Data science digs through an avalanche of information
Sandia’s Data Science Research Challenge doesn’t look like a typical research challenge. Rather than a single challenge that all participating groups are working on, it includes a large collection of different projects, divided into seven areas, whose work covers a wide range of mission areas.
“The large collection of data science projects spans all of the missions of Sandia, including nuclear weapons, but also cyber, remote sensing, critical U.S. infrastructure and others,” says Enhanced Decision Making senior manager and Data Science Research Challenge co-deputy John Feddema.
He says data science as a discipline has existed for more than 30 years; however, it recently became a fast-growing field of study because of the explosion of big data analysis on cloud computing platforms.
Data science research areas Sandia is concentrating on include:
- Feature extraction, including tensor analysis
- Graph and clustering analysis
- Event correlation and classification
- Uncertainty quantification
- Advanced analytic environments
- Multi-INT (multiple intelligence) data and model fusion
- Visualization and human cognition
- Sensor tasking and planning
At its core, data science involves making sense of data for many different reasons. Expertise in data science requires skills and perspectives from mathematics, statistics, computer science, and also detailed subject-matter expertise. “For nuclear nonproliferation, we want to know where other countries are in their nuclear ambitions. For cyber-security and critical infrastructures in the United States such as power grids, we want to know that our assets are secure,” Feddema says.
He says Sandia is developing algorithms and software tools to deeply analyze data and come up with results detailed and robust enough to support high-consequence missions such as maintaining the nation’s nuclear stockpile.
“Many companies are using machine learning and neural networks for classification, and these commercial applications are very good. But you have to bring it a notch beyond the current commercial techniques for national security applications. If a commercial application renders a street incorrectly, national security isn’t compromised. Sandia is developing new machine learning algorithms to assist in high-consequence systems, when you have to be right every time,” Feddema says.
The Research Challenge, which is two years into its 10-year roadmap, focuses on geospatial problems. “If you’re looking for ‘patterns of life’ activities in remote sensing data and you want to pick out off-normal events, then you want to look at the statistics of those normal trends,” Feddema says.
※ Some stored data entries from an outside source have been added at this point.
constexpr unsigned WC_THREADS = 1024;
__global__ void __launch_bounds__(WC_THREADS) k_bin_starts(const uint32_t* __restrict__ gcount, uint32_t nb1,
                                                          uint32_t* __restrict__ gstart, uint32_t* __restrict__ gslice)
{
    k16_short_kernel_prio();
    __shared__ uint32_t sa[WC_THREADS], sb[WC_THREADS];
    const unsigned per = (nb1 + WC_THREADS - 1) / WC_THREADS;
    uint32_t       a = 0, b = 0;
    for (unsigned j = 0; j < per; j++) {
        const unsigned i = threadIdx.x * per + j;
        const uint32_t v = i < nb1 ? gcount[i] : 0u;
        a += v;
        b += (v + PART_SLICE - 1) / PART_SLICE;
    }
    sa[threadIdx.x] = a;
    sb[threadIdx.x] = b;
    k16_lds_sync();
    for (unsigned o = 1; o < WC_THREADS; o <<= 1) {
        const uint32_t ta = threadIdx.x >= o ? sa[threadIdx.x - o] : 0u, tb = threadIdx.x >= o ? sb[threadIdx.x - o] : 0u;
        k16_lds_sync();
        sa[threadIdx.x] += ta;
        sb[threadIdx.x] += tb;
        k16_lds_sync();
    }
    uint32_t ra = sa[threadIdx.x] - a, rb = sb[threadIdx.x] - b;
    for (unsigned j = 0; j < per; j++) {
        const unsigned i = threadIdx.x * per + j;
        if (i < nb1) {
            gstart[i]        = ra;
            gslice[i]        = rb;
            const uint32_t v = gcount[i];
            ra += v;
            rb += (v + PART_SLICE - 1) / PART_SLICE;
        }
    }
    if (threadIdx.x == WC_THREADS - 1) {
        gstart[nb1] = sa[WC_THREADS - 1];
        gslice[nb1] = sb[WC_THREADS - 1];
    }
}

template <unsigned CC>
struct PartCfgFlat5 {
    static constexpr unsigned C   = CC;
    static constexpr unsigned W   = (257 + C - 1) / C;
    static constexpr unsigned BB  = C - 1;
    static constexpr unsigned LO  = 9;
    static constexpr unsigned LO4 = 6;
    static constexpr unsigned HI  = BB - LO;
    static constexpr unsigned NB1 = 1u << HI;
    static constexpr unsigned SHIFT = 25;
    static constexpr bool     FLAT  = true;
    static constexpr unsigned TILE  = PART_TILE;
#ifndef K16_ST_TILE_FLAT
#define K16_ST_TILE_FLAT 2048
#endif
    static constexpr unsigned ST_TILE = K16_ST_TILE_FLAT;
};
template <unsigned CC>
struct PartCfg5 {
    static constexpr unsigned C   = CC;
    static constexpr unsigned W   = (256 + C - 1) / C + 1;
    static constexpr unsigned BB  = C - 1;
    static constexpr unsigned LO  = BB > 9 ? 9 : BB;
    static constexpr unsigned LO4 = 7;
    static constexpr unsigned HI  = BB - LO;
    static constexpr unsigned NB1 = W << HI;
    static constexpr unsigned SHIFT = 24;
    static constexpr bool     FLAT  = false;
    static constexpr unsigned TILE  = PART_TILE;
    static constexpr unsigned ST_TILE = 1024;
};
constexpr unsigned ST_THREADS = 1024;
template <class P>
struct StageGeom {
    static constexpr unsigned CAP       = P::ST_TILE * P::W;
    static constexpr unsigned NBP       = (P::NB1 + ST_THREADS - 1) / ST_THREADS;
    static constexpr unsigned LDS_BYTES = (3 * P::NB1 + 1 + ST_THREADS + CAP) * 4 + ((CAP + 3) & ~3u);
};
template <class P>
__global__ void __launch_bounds__(ST_THREADS) k_part_stage(const uint4* __restrict__ scalars, uint64_t n, uint32_t* __restrict__ g,
                                                           uint32_t* __restrict__ part4, uint8_t* __restrict__ part1,
                                                           const uint32_t* __restrict__ gstart)
{
    k16_short_kernel_prio();
    typedef StageGeom<P>       G;
    extern __shared__ uint32_t st_lds[];
    uint32_t* cur  = st_lds;
    uint32_t* toff = cur + P::NB1;
    uint32_t* gdl  = toff + P::NB1 + 1;
    uint32_t* sh   = gdl + P::NB1;
    uint32_t* st4  = sh + ST_THREADS;
    uint8_t*  st1  = reinterpret_cast<uint8_t*>(st4 + G::CAP);
    constexpr unsigned PPT = P::ST_TILE / ST_THREADS;
    auto bin_of = [](unsigned w, uint32_t m1) -> uint32_t { return P::FLAT ? (m1 >> P::LO) : ((w << P::HI) + (m1 >> P::LO)); };
    auto digits = [](const uint32_t (&k)[8], auto f) {
        if constexpr (P::FLAT)
            for_signed_digits_flat<P::C>(k, f);
        else
            for_signed_digits<P::C>(k, f);
    };
    const uint32_t tile = blockIdx.x;
    uint4          sc[PPT][2];
#pragma unroll
    for (unsigned p = 0; p < PPT; p++) {
        const uint64_t i = (uint64_t)tile * P::ST_TILE + p * ST_THREADS + threadIdx.x;
        if (i < n) {
            sc[p][0] = scalars[2 * i];
            sc[p][1] = scalars[2 * i + 1];
        } else {
            sc[p][0] = sc[p][1] = make_uint4(0u, 0u, 0u, 0u);
        }
    }
    for (unsigned b = threadIdx.x; b < P::NB1; b += ST_THREADS) cur[b] = 0;
    k16_lds_sync();
#pragma unroll
    for (unsigned p = 0; p < PPT; p++) {
        uint32_t k[8] = {sc[p][0].x, sc[p][0].y, sc[p][0].z, sc[p][0].w, sc[p][1].x, sc[p][1].y, sc[p][1].z, sc[p][1].w};
        digits(k, [&](unsigned w, uint32_t m1, uint32_t) { atomicAdd(&cur[bin_of(w, m1)], 1u); });
    }
    k16_lds_sync();
    {
        uint32_t h[G::NBP], sum = 0;
#pragma unroll
        for (unsigned j = 0; j < G::NBP; j++) {
            const unsigned b = threadIdx.x * G::NBP + j;
            h[j]             = b < P::NB1 ? cur[b] : 0u;
            sum += h[j];
        }
        sh[threadIdx.x] = sum;
        k16_lds_sync();
        for (unsigned o = 1; o < ST_THREADS; o <<= 1) {
            const uint32_t t = threadIdx.x >= o ? sh[threadIdx.x - o] : 0u;
            k16_lds_sync();
            sh[threadIdx.x] += t;
            k16_lds_sync();
        }
        uint32_t run = sh[threadIdx.x] - sum;
        uint32_t got[G::NBP];
#pragma unroll
        for (unsigned j = 0; j < G::NBP; j++) {
            const unsigned b = threadIdx.x * G::NBP + j;
            got[j]           = (b < P::NB1 && h[j]) ? atomicAdd(&g[b], h[j]) : 0u;
        }
#pragma unroll
        for (unsigned j = 0; j < G::NBP; j++) {
            const unsigned b = threadIdx.x * G::NBP + j;
            if (b < P::NB1) {
                cur[b]  = run;
                toff[b] = run;
                gdl[b]  = gstart[b] + got[j];
                run += h[j];
            }
        }
        if (threadIdx.x == ST_THREADS - 1) toff[P::NB1] = sh[ST_THREADS - 1];
    }
    k16_lds_sync();
#pragma unroll
    for (unsigned p = 0; p < PPT; p++) {
        const uint64_t i = (uint64_t)tile * P::ST_TILE + p * ST_THREADS + threadIdx.x;
        uint32_t k[8] = {sc[p][0].x, sc[p][0].y, sc[p][0].z, sc[p][0].w, sc[p][1].x, sc[p][1].y, sc[p][1].z, sc[p][1].w};
        digits(k, [&](unsigned w, uint32_t m1, uint32_t neg) {
            const uint32_t pos = atomicAdd(&cur[bin_of(w, m1)], 1u);
            const uint32_t row = P::FLAT ? (uint32_t)(w * n + i) : (uint32_t)i;
            const uint32_t lo  = m1 & ((1u << P::LO) - 1u);
            st4[pos] = (neg << 31) | ((lo & ((1u << P::LO4) - 1u)) << P::SHIFT) | row;
            st1[pos] = (uint8_t)(lo >> P::LO4);
        });
    }
    k16_lds_sync();
    const unsigned hw = threadIdx.x >> 5, l32 = threadIdx.x & 31u;
    for (unsigned b = hw; b < P::NB1; b += ST_THREADS / 32) {
        const uint32_t lo = toff[b], len = toff[b + 1] - lo, dst = gdl[b];
        for (uint32_t k = l32; k < len; k += 32) {
            part4[dst + k] = st4[lo + k];
            part1[dst + k] = st1[lo + k];
        }
    }
}

template <class P, int MODE>
__global__ void __launch_bounds__(256) k_part_bins(const uint32_t* __restrict__ gstart, const uint32_t* __restrict__ gslice,
                                                   uint32_t nb1, const uint32_t* __restrict__ part,
                                                   uint32_t* __restrict__ counts_or_cursor, uint32_t* __restrict__ sorted,
                                                   const uint32_t* __restrict__ remap,
                                                   const uint8_t* __restrict__ side = nullptr, uint32_t small_cap = 0,
                                                   const uint64_t* __restrict__ drop = nullptr)
{
    k16_short_kernel_prio();
    constexpr unsigned  LON = 1u << P::LO;
    constexpr unsigned  HN  = LON > 256 ? LON : 256;
    constexpr bool      SIDE = LON > 128;
    constexpr unsigned  LO4  = P::LO4;
    __shared__ uint32_t h[HN], base[HN];
    __shared__ uint32_t s_bin;
    const uint32_t      g = blockIdx.x;
    if (g >= gslice[nb1]) return;
    if (threadIdx.x == 0) {
        uint32_t lo = 0, hi = nb1;
        if (g < nb1 && gslice[g] == g && gslice[g + 1] > g) {
            lo = g;
        } else {
            while (hi - lo > 1) {
                uint32_t mid = (lo + hi) >> 1;
                if (gslice[mid] <= g) lo = mid; else hi = mid;
            }
        }
        s_bin = lo;
    }
    for (unsigned t = threadIdx.x; t < HN; t += 256) h[t] = 0;
    k16_lds_sync();
    const uint32_t bin    = s_bin;
    if (small_cap && gstart[bin + 1] - gstart[bin] <= small_cap) return;
    const uint32_t s0  = gstart[bin] + (g - gslice[bin]) * PART_SLICE;
    const uint32_t s1  = min(s0 + PART_SLICE, gstart[bin + 1]);
    constexpr unsigned EPT = PART_SLICE / 256;
    uint32_t           ent[EPT];
    uint32_t           sdp[SIDE ? EPT / 4 : 1];
    uint32_t           dropped = 0;
    static_assert(EPT <= 32, "one bit per entry of a lane");
#pragma unroll
    for (unsigned k = 0; k < EPT; k++) {
        const uint32_t j = s0 + k * 256 + threadIdx.x;
        ent[k]           = j < s1 ? part[j] : 0xffffffffu;
    }
    if (drop) {
#pragma unroll
        for (unsigned k = 0; k < EPT; k++) {
            const uint32_t j  = s0 + k * 256 + threadIdx.x;
            const uint32_t pt = ent[k] & ((1u << P::SHIFT) - 1u);
            if (j < s1 && ((drop[pt >> 6] >> (pt & 63u)) & 1ull)) dropped |= 1u << k;
        }
    }
    if constexpr (SIDE) {
#pragma unroll
        for (unsigned k = 0; k < EPT / 4; k++) sdp[k] = 0;
#pragma unroll
        for (unsigned k = 0; k < EPT; k++) {
            const uint32_t j = s0 + k * 256 + threadIdx.x;
            if (j < s1) sdp[k >> 2] |= (uint32_t)side[j] << ((k & 3u) * 8);
        }
    }
    auto low_key = [&](unsigned k, uint32_t e) -> uint32_t {
        if constexpr (SIDE)
            return ((e >> P::SHIFT) & ((1u << LO4) - 1u)) | (((sdp[k >> 2] >> ((k & 3u) * 8)) & 0xffu) << LO4);
        else
            return (e >> P::SHIFT) & (LON - 1u);
// ... 872 lines not shown
            uint32_t        k2  = k + 1;
            while (k2 < R && !sel(k2)) k2++;
            if (k2 < R) nxt = E::tload(&src[lo | (k2 << p) | (hi << (p + rb))]);
            acc = E::tadd(acc, cur);
            k   = k2;
        }
    } else {
        for (uint32_t u = t; u < U; u += 256) {
            if (j < nbits && !((u >> j) & 1)) continue;
            acc = E::tadd(acc, E::tload(&src[u]));
        }
    }
    lds[threadIdx.x] = acc;
    k16_lds_sync();
    for (unsigned o = 128; o > 0; o >>= 1) {
        if (t < o) {
            typename E::TPt a = lds[threadIdx.x], b = lds[threadIdx.x + o * LPP];
            lds[threadIdx.x] = E::tadd(a, b);
        }
        k16_lds_sync();
    }
    if (t == 0) E::tstore(&T[blockIdx.x], lds[threadIdx.x]);
}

He says that pulling data off the web, or generating data via remote sensing systems like synthetic aperture radar (SAR), can result in petabytes of data, but ultimately sense needs to be made of the data. “When we have a large amount of data and we have to boil it down, we try to reduce things down to a set of features,” Feddema says. “Sparse information is represented in graphs very well. At the end of the processing chain is visualization and human cognition, to give people the right information they can be confident in to make decisions. And next is sensory planning — if you have these expensive assets you need to put sensors in the right place to gather sensor information.”